◆ **Task description**:
Lines with "side": copy each one from the listing below.

===== Entries supplied =====

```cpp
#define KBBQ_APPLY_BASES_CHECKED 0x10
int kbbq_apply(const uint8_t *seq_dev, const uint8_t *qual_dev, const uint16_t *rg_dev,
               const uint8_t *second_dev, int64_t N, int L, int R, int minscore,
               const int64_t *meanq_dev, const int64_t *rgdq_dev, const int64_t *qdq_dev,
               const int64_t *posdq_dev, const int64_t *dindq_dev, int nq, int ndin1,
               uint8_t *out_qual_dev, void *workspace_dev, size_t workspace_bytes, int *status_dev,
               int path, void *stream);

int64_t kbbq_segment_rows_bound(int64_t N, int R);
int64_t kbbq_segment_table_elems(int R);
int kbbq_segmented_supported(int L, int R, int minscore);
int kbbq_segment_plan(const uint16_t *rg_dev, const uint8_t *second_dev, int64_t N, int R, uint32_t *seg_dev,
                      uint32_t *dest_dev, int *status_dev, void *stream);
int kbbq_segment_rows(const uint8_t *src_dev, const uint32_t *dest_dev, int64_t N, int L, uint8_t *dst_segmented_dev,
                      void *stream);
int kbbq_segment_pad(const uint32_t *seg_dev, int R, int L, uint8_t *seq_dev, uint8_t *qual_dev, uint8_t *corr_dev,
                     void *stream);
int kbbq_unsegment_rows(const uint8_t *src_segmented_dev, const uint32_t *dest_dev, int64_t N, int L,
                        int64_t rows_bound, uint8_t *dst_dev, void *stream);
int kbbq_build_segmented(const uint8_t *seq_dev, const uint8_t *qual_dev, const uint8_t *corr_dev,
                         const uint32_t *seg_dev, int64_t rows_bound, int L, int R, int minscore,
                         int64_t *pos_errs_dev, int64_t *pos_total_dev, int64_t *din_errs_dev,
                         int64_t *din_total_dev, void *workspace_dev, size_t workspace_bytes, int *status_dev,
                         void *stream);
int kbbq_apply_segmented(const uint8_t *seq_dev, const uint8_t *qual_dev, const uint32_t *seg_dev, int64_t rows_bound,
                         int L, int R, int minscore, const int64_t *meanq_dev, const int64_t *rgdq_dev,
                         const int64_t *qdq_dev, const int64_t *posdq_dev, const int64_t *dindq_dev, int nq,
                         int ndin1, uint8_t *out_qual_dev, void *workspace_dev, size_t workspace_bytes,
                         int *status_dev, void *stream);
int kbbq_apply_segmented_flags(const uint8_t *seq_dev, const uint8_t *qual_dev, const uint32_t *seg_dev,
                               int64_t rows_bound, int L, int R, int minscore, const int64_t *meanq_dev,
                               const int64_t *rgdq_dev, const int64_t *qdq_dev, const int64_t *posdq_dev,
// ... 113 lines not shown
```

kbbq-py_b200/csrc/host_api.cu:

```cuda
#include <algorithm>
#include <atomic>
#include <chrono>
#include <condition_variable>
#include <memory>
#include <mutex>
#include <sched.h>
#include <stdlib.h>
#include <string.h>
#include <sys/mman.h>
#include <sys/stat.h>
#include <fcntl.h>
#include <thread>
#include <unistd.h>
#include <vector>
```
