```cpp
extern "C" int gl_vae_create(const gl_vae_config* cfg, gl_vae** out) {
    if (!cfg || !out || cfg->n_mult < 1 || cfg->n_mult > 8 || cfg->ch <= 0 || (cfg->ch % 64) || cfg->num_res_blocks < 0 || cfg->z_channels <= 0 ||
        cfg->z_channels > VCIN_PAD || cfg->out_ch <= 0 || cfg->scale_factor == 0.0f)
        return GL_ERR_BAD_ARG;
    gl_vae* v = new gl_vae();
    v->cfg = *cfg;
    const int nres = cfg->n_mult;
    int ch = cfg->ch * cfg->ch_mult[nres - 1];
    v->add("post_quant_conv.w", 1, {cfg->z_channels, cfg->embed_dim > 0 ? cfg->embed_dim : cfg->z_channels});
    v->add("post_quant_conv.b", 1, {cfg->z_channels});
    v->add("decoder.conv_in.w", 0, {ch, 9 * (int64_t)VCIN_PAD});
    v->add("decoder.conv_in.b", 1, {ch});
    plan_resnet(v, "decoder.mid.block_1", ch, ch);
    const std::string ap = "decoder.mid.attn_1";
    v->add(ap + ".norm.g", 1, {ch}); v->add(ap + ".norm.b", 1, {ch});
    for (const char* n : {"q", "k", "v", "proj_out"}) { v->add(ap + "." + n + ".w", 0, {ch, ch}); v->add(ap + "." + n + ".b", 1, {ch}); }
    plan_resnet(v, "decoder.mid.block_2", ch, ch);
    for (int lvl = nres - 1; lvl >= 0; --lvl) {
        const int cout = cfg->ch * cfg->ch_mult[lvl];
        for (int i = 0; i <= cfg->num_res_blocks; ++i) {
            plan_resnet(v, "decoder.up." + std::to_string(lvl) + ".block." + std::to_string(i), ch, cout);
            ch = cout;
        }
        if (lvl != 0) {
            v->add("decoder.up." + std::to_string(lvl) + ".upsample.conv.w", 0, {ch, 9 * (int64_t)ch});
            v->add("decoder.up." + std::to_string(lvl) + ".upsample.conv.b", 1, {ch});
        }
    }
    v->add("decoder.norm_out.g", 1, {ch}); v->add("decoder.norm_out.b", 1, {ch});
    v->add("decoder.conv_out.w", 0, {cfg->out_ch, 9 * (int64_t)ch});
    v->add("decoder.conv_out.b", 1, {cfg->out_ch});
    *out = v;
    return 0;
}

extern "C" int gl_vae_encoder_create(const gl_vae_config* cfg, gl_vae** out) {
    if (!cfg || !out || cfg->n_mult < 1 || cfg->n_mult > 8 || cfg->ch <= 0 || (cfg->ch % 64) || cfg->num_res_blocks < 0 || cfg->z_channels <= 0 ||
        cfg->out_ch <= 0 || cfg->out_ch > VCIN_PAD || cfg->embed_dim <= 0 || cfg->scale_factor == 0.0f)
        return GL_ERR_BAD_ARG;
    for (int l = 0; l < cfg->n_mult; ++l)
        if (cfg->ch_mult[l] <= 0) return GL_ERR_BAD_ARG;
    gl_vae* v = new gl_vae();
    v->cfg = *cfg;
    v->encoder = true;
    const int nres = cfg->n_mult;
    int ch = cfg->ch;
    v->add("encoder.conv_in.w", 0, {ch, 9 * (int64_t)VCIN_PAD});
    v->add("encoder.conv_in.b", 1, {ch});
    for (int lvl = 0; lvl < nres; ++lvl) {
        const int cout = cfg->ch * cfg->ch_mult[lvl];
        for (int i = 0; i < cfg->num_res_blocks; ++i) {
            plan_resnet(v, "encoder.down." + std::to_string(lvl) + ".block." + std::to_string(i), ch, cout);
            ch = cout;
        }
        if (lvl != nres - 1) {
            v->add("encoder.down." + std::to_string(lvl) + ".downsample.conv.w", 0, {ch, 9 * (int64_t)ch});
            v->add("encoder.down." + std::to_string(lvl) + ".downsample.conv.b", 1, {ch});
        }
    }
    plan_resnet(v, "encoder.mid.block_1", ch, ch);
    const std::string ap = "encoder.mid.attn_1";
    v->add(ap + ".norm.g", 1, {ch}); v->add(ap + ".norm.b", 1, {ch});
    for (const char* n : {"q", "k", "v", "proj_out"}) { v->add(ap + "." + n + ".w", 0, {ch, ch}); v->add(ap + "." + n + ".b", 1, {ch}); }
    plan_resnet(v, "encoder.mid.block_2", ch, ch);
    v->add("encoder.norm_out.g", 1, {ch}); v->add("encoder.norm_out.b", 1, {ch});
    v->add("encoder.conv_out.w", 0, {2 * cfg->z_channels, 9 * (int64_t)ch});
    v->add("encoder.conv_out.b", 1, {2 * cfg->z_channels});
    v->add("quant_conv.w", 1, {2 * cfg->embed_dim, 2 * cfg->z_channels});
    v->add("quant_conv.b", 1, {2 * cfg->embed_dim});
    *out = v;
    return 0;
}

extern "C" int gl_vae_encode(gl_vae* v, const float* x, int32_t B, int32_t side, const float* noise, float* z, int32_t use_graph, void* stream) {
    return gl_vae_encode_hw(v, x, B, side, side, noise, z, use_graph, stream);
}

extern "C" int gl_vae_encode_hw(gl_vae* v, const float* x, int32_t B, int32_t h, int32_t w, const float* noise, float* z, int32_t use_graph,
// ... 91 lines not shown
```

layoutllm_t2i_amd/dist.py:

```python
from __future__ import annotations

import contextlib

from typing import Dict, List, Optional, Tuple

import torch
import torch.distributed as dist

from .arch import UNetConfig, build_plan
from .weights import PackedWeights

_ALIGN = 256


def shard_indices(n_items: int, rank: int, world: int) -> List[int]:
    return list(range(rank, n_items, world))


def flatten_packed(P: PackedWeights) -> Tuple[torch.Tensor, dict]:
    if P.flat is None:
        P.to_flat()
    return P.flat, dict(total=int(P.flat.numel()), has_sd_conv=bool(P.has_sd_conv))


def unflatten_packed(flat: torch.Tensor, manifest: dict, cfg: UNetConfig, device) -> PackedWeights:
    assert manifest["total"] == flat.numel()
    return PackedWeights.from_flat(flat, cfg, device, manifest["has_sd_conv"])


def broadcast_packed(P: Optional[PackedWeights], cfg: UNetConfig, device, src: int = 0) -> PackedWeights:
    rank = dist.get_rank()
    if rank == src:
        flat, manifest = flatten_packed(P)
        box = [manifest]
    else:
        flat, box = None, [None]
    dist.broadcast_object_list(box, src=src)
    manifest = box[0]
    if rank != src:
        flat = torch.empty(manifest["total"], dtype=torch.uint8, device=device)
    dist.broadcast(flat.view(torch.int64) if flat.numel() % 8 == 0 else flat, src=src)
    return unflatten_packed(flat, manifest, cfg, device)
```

=====
===== Entries supplied =====

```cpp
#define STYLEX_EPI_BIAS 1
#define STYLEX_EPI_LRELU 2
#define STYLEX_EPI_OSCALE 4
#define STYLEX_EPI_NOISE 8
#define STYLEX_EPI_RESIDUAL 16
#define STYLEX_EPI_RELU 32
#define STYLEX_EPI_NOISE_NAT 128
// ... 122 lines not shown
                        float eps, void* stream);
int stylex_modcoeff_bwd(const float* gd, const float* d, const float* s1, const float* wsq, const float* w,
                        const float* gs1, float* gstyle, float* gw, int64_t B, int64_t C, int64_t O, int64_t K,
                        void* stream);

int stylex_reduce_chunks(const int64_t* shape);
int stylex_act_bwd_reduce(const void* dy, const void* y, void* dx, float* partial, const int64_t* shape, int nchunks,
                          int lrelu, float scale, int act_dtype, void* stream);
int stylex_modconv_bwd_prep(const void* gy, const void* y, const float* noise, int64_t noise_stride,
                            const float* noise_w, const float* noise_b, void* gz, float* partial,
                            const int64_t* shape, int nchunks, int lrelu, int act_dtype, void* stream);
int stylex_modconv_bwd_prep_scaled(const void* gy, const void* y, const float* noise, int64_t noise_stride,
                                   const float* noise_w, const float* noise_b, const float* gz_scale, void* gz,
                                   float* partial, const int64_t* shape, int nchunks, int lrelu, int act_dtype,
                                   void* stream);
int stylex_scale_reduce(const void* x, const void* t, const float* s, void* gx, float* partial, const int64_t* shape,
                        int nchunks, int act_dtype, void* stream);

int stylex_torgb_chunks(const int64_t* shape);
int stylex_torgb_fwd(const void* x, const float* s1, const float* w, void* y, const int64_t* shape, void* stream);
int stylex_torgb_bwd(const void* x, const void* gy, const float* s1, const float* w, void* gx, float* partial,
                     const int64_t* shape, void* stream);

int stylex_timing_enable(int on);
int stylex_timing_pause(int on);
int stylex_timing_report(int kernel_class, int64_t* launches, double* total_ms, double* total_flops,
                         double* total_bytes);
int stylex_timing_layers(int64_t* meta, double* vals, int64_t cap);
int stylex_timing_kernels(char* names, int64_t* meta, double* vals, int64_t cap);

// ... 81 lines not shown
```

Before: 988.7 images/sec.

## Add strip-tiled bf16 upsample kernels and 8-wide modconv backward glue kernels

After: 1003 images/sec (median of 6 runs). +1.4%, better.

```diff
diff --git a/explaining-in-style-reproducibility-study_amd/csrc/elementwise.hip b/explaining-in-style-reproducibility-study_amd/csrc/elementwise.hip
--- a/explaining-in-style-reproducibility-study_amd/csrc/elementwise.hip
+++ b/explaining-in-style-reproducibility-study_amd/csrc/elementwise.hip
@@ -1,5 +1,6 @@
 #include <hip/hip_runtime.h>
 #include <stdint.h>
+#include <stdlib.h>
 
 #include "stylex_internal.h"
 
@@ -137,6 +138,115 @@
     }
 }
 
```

=====

◆ **Task output**:
extern "C" int gl_vae_encode(gl_vae* v, const float* x, int32_t B, int32_t side, const float* noise, float* z, int32_t use_graph, void* stream) {
    return gl_vae_encode_hw(v, x, B, side, side, noise, z, use_graph, stream);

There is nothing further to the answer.